Crosstalk among electrical activity, trophic factors and morphogenetic proteins in the regulation of neurotransmitter phenotype specification

Abstract

Morphogenetic proteins are responsible for patterning the embryonic nervous system by enabling cell proliferation that will populate all the neural structures and by specifying neural progenitors that imprint different identities in differentiating neurons. The adoption of specific neurotransmitter phenotypes is crucial for the progression of neuronal differentiation, enabling neurons to connect with each other and with target tissues. Preliminary neurotransmitter specification originates from morphogen-driven neural progenitor specification through the combinatorial expression of transcription factors according to morphogen concentration gradients, which progressively restrict the identity that born neurons adopt. However, neurotransmitter phenotype is not immutable, instead trophic factors released from target tissues and environmental stimuli change expression of neurotransmitter-synthesizing enzymes and specific vesicular transporters modifying neuronal neurotransmitter identity. Here we review studies identifying the mechanisms of catecholaminergic, GABAergic, glutamatergic, cholinergic and serotonergic early specification and of the plasticity of these neurotransmitter phenotypes during development and in the adult nervous system. The emergence of spontaneous electrical activity in developing neurons recruits morphogenetic proteins in the process of neurotransmitter phenotype plasticity, which ultimately equips the nervous system and the whole organism with adaptability for optimal performance in a changing environment.

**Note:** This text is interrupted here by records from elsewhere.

template <int DT, int EPI, int ROWS>
__device__ __forceinline__ void epilogue_image(const wseg_conv_desc& d, int M, const float* img, int m0, int n0, int tid,
                                               const float (&sc)[8], const float (&sh)[8]) {
  constexpr int NT = 256, GPR = BN / 8;
  constexpr int RPS = NT / GPR;
  constexpr int SWEEPS = ROWS / RPS;
  constexpr int CHK = SWEEPS < 4 ? SWEEPS : 4;
  static_assert(NT % GPR == 0 && ROWS % RPS == 0 && SWEEPS % CHK == 0, "epilogue geometry");
  const int cv = (tid % GPR) * 8;
  const int oc_raw = n0 + cv;
  const bool col_ok = oc_raw < d.OC;
  const int oc = col_ok ? oc_raw : 0;
  const bool has_pre = d.r_pre != nullptr, has_post = d.r_post != nullptr, has_mask = d.mask != nullptr;
  const bool has_drop = d.drop != nullptr;
#pragma unroll 1
  for (int c0 = 0; c0 < SWEEPS; c0 += CHK) {
    float rpre[CHK][8], rpost[CHK][8], mk[CHK][8], dr[CHK][8];
    size_t mrow[CHK];
    bool ok[CHK];
#pragma unroll
    for (int j = 0; j < CHK; ++j) {
      const int row = ((c0 + j) * NT + tid) / GPR;
      ok[j] = col_ok && (m0 + row) < M;
      mrow[j] = ok[j] ? (size_t)(m0 + row) : 0;
    }
    if (has_pre) {
#pragma unroll
      for (int j = 0; j < CHK; ++j) load8<DT>(d.r_pre, mrow[j] * d.ld_rpre + oc, rpre[j]);
    }
    if (has_post) {
#pragma unroll
      for (int j = 0; j < CHK; ++j) load8<DT>(d.r_post, mrow[j] * d.ld_rpost + oc, rpost[j]);
    }
    if (EPI == 1 && has_mask) {
#pragma unroll
      for (int j = 0; j < CHK; ++j) load8<DT>(d.mask, mrow[j] * d.ld_mask + oc, mk[j]);
    }
    if (EPI < 2 && has_drop) {
#pragma unroll
      for (int j = 0; j < CHK; ++j) load8<WSEG_F32>(d.drop, (size_t)wseg_decode_row(d, (int)mrow[j]).n_glob * d.OC + oc, dr[j]);
    }
#pragma unroll
    for (int j = 0; j < CHK; ++j) {
      const int row = ((c0 + j) * NT + tid) / GPR;
      const size_t m = mrow[j];
      float v[8];
      const f32x4 p0 = *reinterpret_cast<const f32x4*>(&img[row * EPI_LD + cv]);
      const f32x4 p1 = *reinterpret_cast<const f32x4*>(&img[row * EPI_LD + cv + 4]);
#pragma unroll
      for (int e = 0; e < 4; ++e) { v[e] = p0[e]; v[4 + e] = p1[e]; }
      if (has_pre) {
#pragma unroll
        for (int e = 0; e < 8; ++e) v[e] += rpre[j][e];
      }
      if constexpr (EPI == 0) {
        if (has_post) {
#pragma unroll
          for (int e = 0; e < 8; ++e) v[e] += rpost[j][e];
        }
        if (d.relu_lt > 0) {
#pragma unroll
          for (int e = 0; e < 8; ++e) if (oc + e < d.relu_lt) v[e] = fmaxf(v[e], 0.f);
        }
        if (d.out != nullptr && ok[j]) store8<DT>(d.out, m * d.ld_out + oc, v);
        if (d.out2 != nullptr) {
          float t[8];
#pragma unroll
          for (int e = 0; e < 8; ++e) {
            float x = v[e] * sc[e] + sh[e];
            if (d.relu_out2) x = fmaxf(x, 0.f);
            if (has_drop) x *= dr[j][e];
            t[e] = x;
          }
          if (ok[j]) store8<DT>(d.out2, m * d.ld_out2 + oc, t);
        }
      } else if constexpr (EPI == 1) {
        float o[8];
#pragma unroll
        for (int e = 0; e < 8; ++e) {
          float x = v[e] * sc[e];
          if (has_drop) x *= dr[j][e];
          if (has_mask) x = mk[j][e] > 0.f ? x : 0.f;
          if (has_post) x += rpost[j][e];
          o[e] = x;
        }
        if (ok[j]) store8<DT>(d.out, m * d.ld_out + oc, o);
      } else if constexpr (EPI == 2) {
#pragma unroll
        for (int e = 0; e < 8; ++e) v[e] = fmaxf(v[e], 0.f);
        if (ok[j]) store8<DT>(d.out, m * d.ld_out + oc, v);
      } else {
#pragma unroll
        for (int e = 0; e < 8; ++e) v[e] = elu1(v[e]);
        if (ok[j]) store8<DT>(d.out, m * d.ld_out + oc, v);
      }
    }
  }
}

template <int DT> struct raw8;
template <> struct raw8<WSEG_BF16> {
  uint4 q;
  __device__ __forceinline__ void load(const void* p, size_t i) { q = *reinterpret_cast<const uint4*>((const bf16_t*)p + i); }
  __device__ __forceinline__ void unpack(float (&v)[8]) const {
    const unsigned w[4] = {q.x, q.y, q.z, q.w};
#pragma unroll
    for (int j = 0; j < 4; ++j) { v[2 * j] = __uint_as_float(w[j] << 16); v[2 * j + 1] = __uint_as_float(w[j] & 0xFFFF0000u); }
  }
};
template <> struct raw8<WSEG_F32X3> {
  f32x4 q0, q1;
  __device__ __forceinline__ void load(const void* p, size_t i) {
    q0 = *reinterpret_cast<const f32x4*>((const float*)p + i); q1 = *reinterpret_cast<const f32x4*>((const float*)p + i + 4);
  }
  __device__ __forceinline__ void unpack(float (&v)[8]) const {
#pragma unroll
    for (int e = 0; e < 4; ++e) { v[e] = q0[e]; v[4 + e] = q1[e]; }
  }
};
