+struct SharedSmall {
+    abc_wgrad_reduce_desc r; int r_kind, nr;
+    abc_bn_bwd_desc f; int nf;
+    const void* cs_x; int64_t cs_npix; int cs_f32, cs_ld, cs_coff, cs_C; const float* cs_scale; float* cs_work; int ncs;
+    const float* cr_work; int cr_nblk, cr_C; float* cr_out;
+    int64_t* step;
+};
+__global__ __launch_bounds__(256) void shared_small_kernel(const SharedSmall a) {
+    int blk = blockIdx.x;
+    if (blk < a.nr) {
+        if (a.r_kind == 0) wgrad_reduce_wave_body(a.r, (int64_t)blk * 4 + (threadIdx.x >> 6), threadIdx.x & 63);
+        else if (a.r_kind == 1) wgrad_reduce_vec_body(a.r, blk);
+        else wgrad_reduce_body(a.r, blk);
         return;
     }
-    const int64_t idx = (int64_t)blockIdx.x * 256 + threadIdx.x;
-    if (idx >= n) return;
-    const int bi = (int)(idx % d.Cb);
-    const int ai = (int)((idx / d.Cb) % d.Ca);
-    const int t = (int)(idx / ((int64_t)d.Cb * d.Ca));
-    const float* p = d.partial + (size_t)t * slab + (size_t)ai * d.Cb_pad + bi;
-    float s0 = 0.f, s1 = 0.f, s2 = 0.f, s3 = 0.f;
-    int k = 0;
-    for (; k + 4 <= d.nsplit; k += 4) {
-        s0 += p[(size_t)k * step]; s1 += p[(size_t)(k + 1) * step]; s2 += p[(size_t)(k + 2) * step]; s3 += p[(size_t)(k + 3) * step];
-    }
-    for (; k < d.nsplit; ++k) s0 += p[(size_t)k * step];
-    const float s = (s0 + s1) + (s2 + s3);
-    float* o = d.dw + ((size_t)ai * d.Cb + bi) * d.ntaps + t;
-    *o = d.accumulate ? (*o + s) : s;
+    blk -= a.nr;
+    if (blk < a.nf) { bn_finalize_bwd_body(a.f, a.f.C, blk); return; }
+    blk -= a.nf;
+    if (blk < a.ncs) {
+        if (a.cs_f32) colsum_vec_body<float, 4>((const float*)a.cs_x, a.cs_npix, a.cs_ld, a.cs_coff, a.cs_C, a.cs_scale, a.cs_work, blk, a.ncs);
+        else colsum_vec_body<bf16, 8>((const bf16*)a.cs_x, a.cs_npix, a.cs_ld, a.cs_coff, a.cs_C, a.cs_scale, a.cs_work, blk, a.ncs);
+        return;
+    }
+    blk -= a.ncs;
+    if (blk < a.cr_C) { colsum_reduce_body(a.cr_work, a.cr_nblk, a.cr_C, a.cr_out, blk); return; }
+    if (a.step != nullptr && threadIdx.x == 0) *a.step += 1;
 }
 
 struct WGeom {
@@ -718,6 +706,8 @@
     return abc_fail(ABC_EUNSUPPORTED, "wgrad: dtype combination");
 }
 
+extern "C" int abc_wgrad_reduce_is_wave(const abc_wgrad_reduce_desc* d) { return reduce_form(*d).kind == RED_WAVE ? 1 : 0; }
+
 extern "C" int abc_wgrad_reduce(const abc_wgrad_reduce_desc* d, abc_stream_t stream) {
     const ReduceForm f = reduce_form(*d);
     if (f.kind == RED_WAVE) hipLaunchKernelGGL(wgrad_reduce_wave_kernel, dim3(f.grid), dim3(64), 0, (hipStream_t)stream, *d);
@@ -755,3 +745,59 @@
     hipLaunchKernelGGL(wgrad_reduce_batch_kernel, dim3((int)gx, n), dim3(256), 0, (hipStream_t)stream, bt);
     return abc_check_launch("wgrad_reduce_batch");
 }
+
+extern "C" int abc_wgrad_reduce_batch_bn_bwd(const abc_wgrad_reduce_desc* descs, int32_t n, const abc_bn_bwd_desc* f, abc_stream_t stream) {
+    if (n < 1 || n > MAX_RB) return abc_fail(ABC_EINVAL, "wgrad_reduce_batch_bn_bwd: 1..16 items");
+    if (f->C < 1 || f->nblk < 1) return abc_fail(ABC_EINVAL, "wgrad_reduce_batch_bn_bwd: empty finaliser");
+    ReduceBatchBn a;
+    int64_t gx = 1;
+    for (int i = 0; i < n; ++i) {
+        a.bt.d[i] = descs[i];
+        const int64_t cnt = (int64_t)descs[i].ntaps * descs[i].Ca * descs[i].Cb;
+        const int64_t blocks = reduce_form(descs[i]).kind == RED_WAVE ? (cnt + 3) / 4 : (cnt + 255) / 256;
+        gx = blocks > gx ? blocks : gx;
+    }
+    for (int i = n; i < MAX_RB; ++i) a.bt.d[i] = descs[0];
+    if (gx * n + f->C > 0x7fffffff) return abc_fail(ABC_EUNSUPPORTED, "wgrad_reduce_batch_bn_bwd: grid");
+    a.f = *f; a.gx = (int)gx; a.n = n;
+    hipLaunchKernelGGL(wgrad_reduce_batch_bn_kernel, dim3((int)gx * n + f->C), dim3(256), 0, (hipStream_t)stream, a);
+    return abc_check_launch("wgrad_reduce_batch_bn_bwd");
+}
+
+extern "C" int abc_shared_small_colsum_ok(int32_t dtype, int32_t ld, int32_t c_off, int32_t C) {
+    return (dtype == ABC_BF16 || dtype == ABC_F32) && colsum_vec_ok(dtype, ld, c_off, C) ? 1 : 0;
+}
+
+extern "C" int abc_shared_small(const abc_wgrad_reduce_desc* r, const abc_bn_bwd_desc* f,
+                                const void* cs_x, int32_t cs_dtype, int64_t cs_npix, int32_t cs_ld, int32_t cs_c_off, int32_t cs_C,
+                                const float* cs_scale, float* cs_work,
+                                const float* cr_work, int32_t cr_nblk, int32_t cr_C, float* cr_out, int64_t* step, abc_stream_t stream) {
+    SharedSmall a;
+    memset(&a, 0, sizeof(a));
+    if (r != nullptr) {
+        const ReduceForm rf = reduce_form(*r);
+        a.r = *r; a.r_kind = (int)rf.kind;
+        a.nr = rf.kind == RED_WAVE ? (rf.grid + 3) / 4 : rf.grid;
+    }
+    if (f != nullptr) {
+        if (f->C < 1 || f->nblk < 1) return abc_fail(ABC_EINVAL, "shared_small: empty finaliser");
+        a.f = *f; a.nf = f->C;
+    }
+    if (cs_x != nullptr) {
+        if (cs_work == nullptr || cs_npix < 1 || !abc_shared_small_colsum_ok(cs_dtype, cs_ld, cs_c_off, cs_C))
+            return abc_fail(ABC_EUNSUPPORTED, "shared_small: column sums in the vector form only (abc_shared_small_colsum_ok)");
+        a.cs_x = cs_x; a.cs_npix = cs_npix; a.cs_f32 = cs_dtype == ABC_F32 ? 1 : 0; a.cs_ld = cs_ld; a.cs_coff = cs_c_off; a.cs_C = cs_C;
+        a.cs_scale = cs_scale; a.cs_work = cs_work; a.ncs = abc_colsum_blocks(cs_npix);
+    }
+    if (cr_out != nullptr) {
+        if (cr_work == nullptr || cr_nblk < 1 || cr_C < 1) return abc_fail(ABC_EINVAL, "shared_small: empty column-sum second stage");
+        if (cs_x != nullptr && cs_work == cr_work) return abc_fail(ABC_EINVAL, "shared_small: both column-sum stages over one workspace");
+        a.cr_work = cr_work; a.cr_nblk = cr_nblk; a.cr_C = cr_C; a.cr_out = cr_out;
+    }
+    a.step = step;
+    const int64_t grid = (int64_t)a.nr + a.nf + a.ncs + a.cr_C + (step != nullptr ? 1 : 0);
+    if (grid < 1) return abc_fail(ABC_EINVAL, "shared_small: no part");
+    if (grid > 0x7fffffff) return abc_fail(ABC_EUNSUPPORTED, "shared_small: grid");
+    hipLaunchKernelGGL(shared_small_kernel, dim3((int)grid), dim3(256), 0, (hipStream_t)stream, a);
+    return abc_check_launch("shared_small");
+}
diff --git a/abc-net_amd/engine.py b/abc-net_amd/engine.py
--- a/abc-net_amd/engine.py
+++ b/abc-net_amd/engine.py
@@ -109,7 +109,7 @@
     def __init__(self, variant, in_channels, heads, params, grads, buffers, counters, layout, B, H, W, dtype, train,
                  dropout_p=0.2, device="cuda", drop_seed=0x1234ABCD, fold_bn=False, fused_heads=False, batched_heads=True, fp8=False,
                  guards=False, heads_epilogue=False, actbwd_epilogue=True, merge_reduce=True, nms_heads=False, decode=False,
-                 dual_wgrad=True, fused_convt=True, zero_skip=True):
+                 dual_wgrad=True, fused_convt=True, zero_skip=True, share_launches=True, step_plan=False):
         if variant not in ("unet", "unet2"):
             raise NotImplementedError("variant %r" % variant)
         if H < 32 or W < 32:
@@ -142,7 +142,12 @@
         self.actbwd_epilogue = bool(actbwd_epilogue)
         self.merge_reduce = bool(merge_reduce)
         self.zero_skip = bool(zero_skip)
+        self.share_launches = bool(share_launches)
+        self.step_plan = bool(step_plan) and train
+        self.opt_step = None
         self._pending_reduce = None
+        self._pending_batch = None
+        self._pending_colsum2 = None
         self.dt = L.BF16 if dtype == "bf16" else L.F32
         self.tdt = torch.bfloat16 if dtype == "bf16" else torch.float32
         self.batched_heads = bool(batched_heads)
@@ -236,23 +241,90 @@
         arr = (type(descs[0]) * len(descs))(*descs)
         return arr, {"kernel": kernel, "flops": sum(m["flops"] for m in metas), "bytes": sum(m["bytes"] for m in metas)}
 
-    def _flush_reduce(self, ops):
+    CS_NONE = (None, 0, 0, 0, 0, 0, None, None)
+    CR_NONE = (None, 0, 0, None)
+
+    def _emit_shared(self, ops, rd, f, cs, cr, what, writes, parts):
+        meta = {"kernel": "shared<%s>" % "+".join(k for k, _m in parts), "flops": 0, "bytes": sum(m.get("bytes", 0) for _k, m in parts),
+                "launches": 1, "riders": len(parts) - 1}
+        for _k, m in parts:
+            if "ws" in m:
+                meta["ws"] = m["ws"]
+        args = self._emit(ops, self.lib.abc_shared_small, (rd, f) + (cs or self.CS_NONE) + (cr or self.CR_NONE) + (None,), what, writes, meta)
+        if cs is not None:
+            self._colsum_users.append((args, 9))
+        if cr is not None:
+            self._colsum_users.append((args, 10))
+        return args
+
+    def _reduce_is_wave(self, rd):
+        return bool(self.lib.abc_wgrad_reduce_is_wave(C.byref(rd)))
+
+    def _flush_reduce(self, ops, cs=None):
         pr = getattr(self, "_pending_reduce", None)
         if pr is not None:
             self._pending_reduce = None
             pops, rd, what, writes, meta = pr
+            if cs is not None and pops is ops:
+                cs_args, cs_what, cs_writes, cs_meta = cs
+                self._emit_shared(ops, rd, None, cs_args, None, what + " + " + cs_what, tuple(writes) + tuple(cs_writes),
+                                  [("wgrad_reduce", meta), ("colsum1", cs_meta)])
+                return True
             self._emit(pops, self.lib.abc_wgrad_reduce, (rd,), what, writes=writes, meta=meta)
+        return False
+
+    def _flush_batch(self):
+        pb, self._pending_batch = self._pending_batch, None
+        if pb is not None:
+            pops, arr, n, what, writes, meta = pb
+            self._emit(pops, self.lib.abc_wgrad_reduce_batch, (arr, n), what, writes, meta)
+
+    def _flush_colsum2(self):
+        pc, self._pending_colsum2 = self._pending_colsum2, None
+        if pc is not None:
+            pops, cr, what, writes, meta = pc
+            self._emit_shared(pops, None, None, None, cr, what, writes, [("colsum2", meta)])
 
     def _emit_bn_bwd(self, ops, f, what, writes):
         pr = getattr(self, "_pending_reduce", None)
         if pr is None or pr[0] is not ops or not self.merge_reduce:
             self._flush_reduce(ops)
+            pr = None
+        pb, pc = self._pending_batch, self._pending_colsum2
+        if pb is not None and (pb[0] is not ops or pr is not None or pc is not None):
+            self._flush_batch()
+            pb = None
+        if pc is not None and pc[0] is not ops:
+            self._flush_colsum2()
+            pc = None
+        fmeta = {"kernel": "bn_bwd", "flops": 0, "bytes": 0}
+        if pb is not None:
+            self._pending_batch = None
+            _pops, arr, n, bwhat, bwrites, bmeta = pb
+            meta = {"kernel": "shared<bn_bwd+%s>" % bmeta["kernel"], "flops": 0, "bytes": bmeta["bytes"], "launches": 1, "riders": 1}
+            self._emit(ops, self.lib.abc_wgrad_reduce_batch_bn_bwd, (arr, n, f), what + " + " + bwhat, tuple(writes) + tuple(bwrites), meta)
+            return
+        if pr is None and pc is None:
             self._emit(ops, self.lib.abc_bn_finalize_bwd, (f,), what, writes=writes)
             return
         self._pending_reduce = None
-        _pops, rd, rwhat, rwrites, rmeta = pr
-        meta = {"ws": rmeta.get("ws", 0), "kernel": "wgrad_reduce+bn_bwd", "flops": 0, "bytes": rmeta["bytes"]}
-        self._emit(ops, self.lib.abc_wgrad_reduce_bn_bwd, (rd, f), rwhat + " + " + what, tuple(rwrites) + tuple(writes), meta)
+        rd, rwhat, rwrites, rmeta = pr[1:] if pr is not None else (None, None, (), None)
+        wave = pr is not None and self._reduce_is_wave(rd)
+        if pc is None and not (wave and self.share_launches):
+            meta = {"ws": rmeta.get("ws", 0), "kernel": "wgrad_reduce+bn_bwd", "flops": 0, "bytes": rmeta["bytes"], "launches": 2 if wave else 1}
+            self._emit(ops, self.lib.abc_wgrad_reduce_bn_bwd, (rd, f), rwhat + " + " + what, tuple(rwrites) + tuple(writes), meta)
+            return
+        parts, name, wr = [("bn_bwd", fmeta)], what, tuple(writes)
+        if pr is not None:
+            parts, name, wr = [("wgrad_reduce", rmeta)] + parts, rwhat + " + " + what, tuple(rwrites) + wr
+        cr = None
+        if pc is not None:
+            self._pending_colsum2 = None
+            _pops, cr, cwhat, cwrites, cmeta = pc
+            parts, name, wr = parts + [("colsum2", cmeta)], name + " + " + cwhat, wr + tuple(cwrites)
+        self._emit_shared(ops, rd, f, None, cr, name, wr, parts)
+        if pr is not None and not wave:
+            ops[-1].meta["riders"] -= 1
 
     def _dn(self, dt):
         return {L.BF16: "bf16", L.F32: "f32", L.FP8: "fp8"}[dt]
@@ -410,7 +482,7 @@
         return r
 
     def emit_wgrad(self, ops, p: Src, q: Src, Ca, Cb, taps, stride, wname, what, cp_off=None, cq_off=None, dual=None, rowsum_to=None,
-                   collect=None, nsplit=None):
+                   collect=None, nsplit=None, cs_rider=None):
         got = self._wgrad_desc(p, q, Ca, Cb, taps, stride, cp_off, cq_off, dual)
         if got is None:
             return False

Keywords: Calcium signaling; Morphogenetic proteins; Neurotransmitter phenotype specification and plasticity; Sonic hedgehog; Spontaneous electrical activity; Target-derived trophic factors.

Figure 1. Interplay between Shh and Ca²⁺ spike activity regulates neurotransmitter specification in developing spinal neurons

Shh binds to Patched (Ptc) releasing the constitutive inhibition on the coreceptor Smoothened (Smo) which activates phopholipase C (PLC) that increases inositol triphosphate (IP3) and diacylglycerol (DAG) levels thus enhancing Ca²⁺ spike activity through the activation of transient receptor potential channel 1 (TRPC1), voltage-gated Na⁺ and Ca²⁺ channels (Na_v, Ca_v) and Ca²⁺ release from stores. Enhanced Ca²⁺ spike activity intercalates in Shh canonical pathway, inverting Shh action and leading to Gli2 cytosolic localization, Gli2 and Gli3 processing into repressor forms, repression of Gli1 transcription and an overall downregulation of Gli activity. In contrast, Ca²⁺ spikes activate transcription factors cAMP-responsive element binding protein (CREB) and cJun, which promote the expression of the GABAergic over glutamatergic phenotype by regulating expression of the transcription factor selector tlx3. Based on Cheng et al., 2004, Marek et al., 2010, Belgacem and Borodinsky, 2011, .

Figure 2. Intrinsic and extrinsic stimuli change neurotransmitter specification in developing and mature neurons

Preliminary specification of neural progenitors during the embryonic development is instrumental to morphogenesis of different nervous system structures and functional nuclei. However, the identity of developing neurons is not sealed. Instead features like neurotransmitter phenotype are sensitive to the changing internal and external environment; the emerging stimuli and developmental cues crosstalk with morphogenetic proteins to implement plasticity of neurotransmitter phenotype expression necessary for adapting to the ever-changing environment.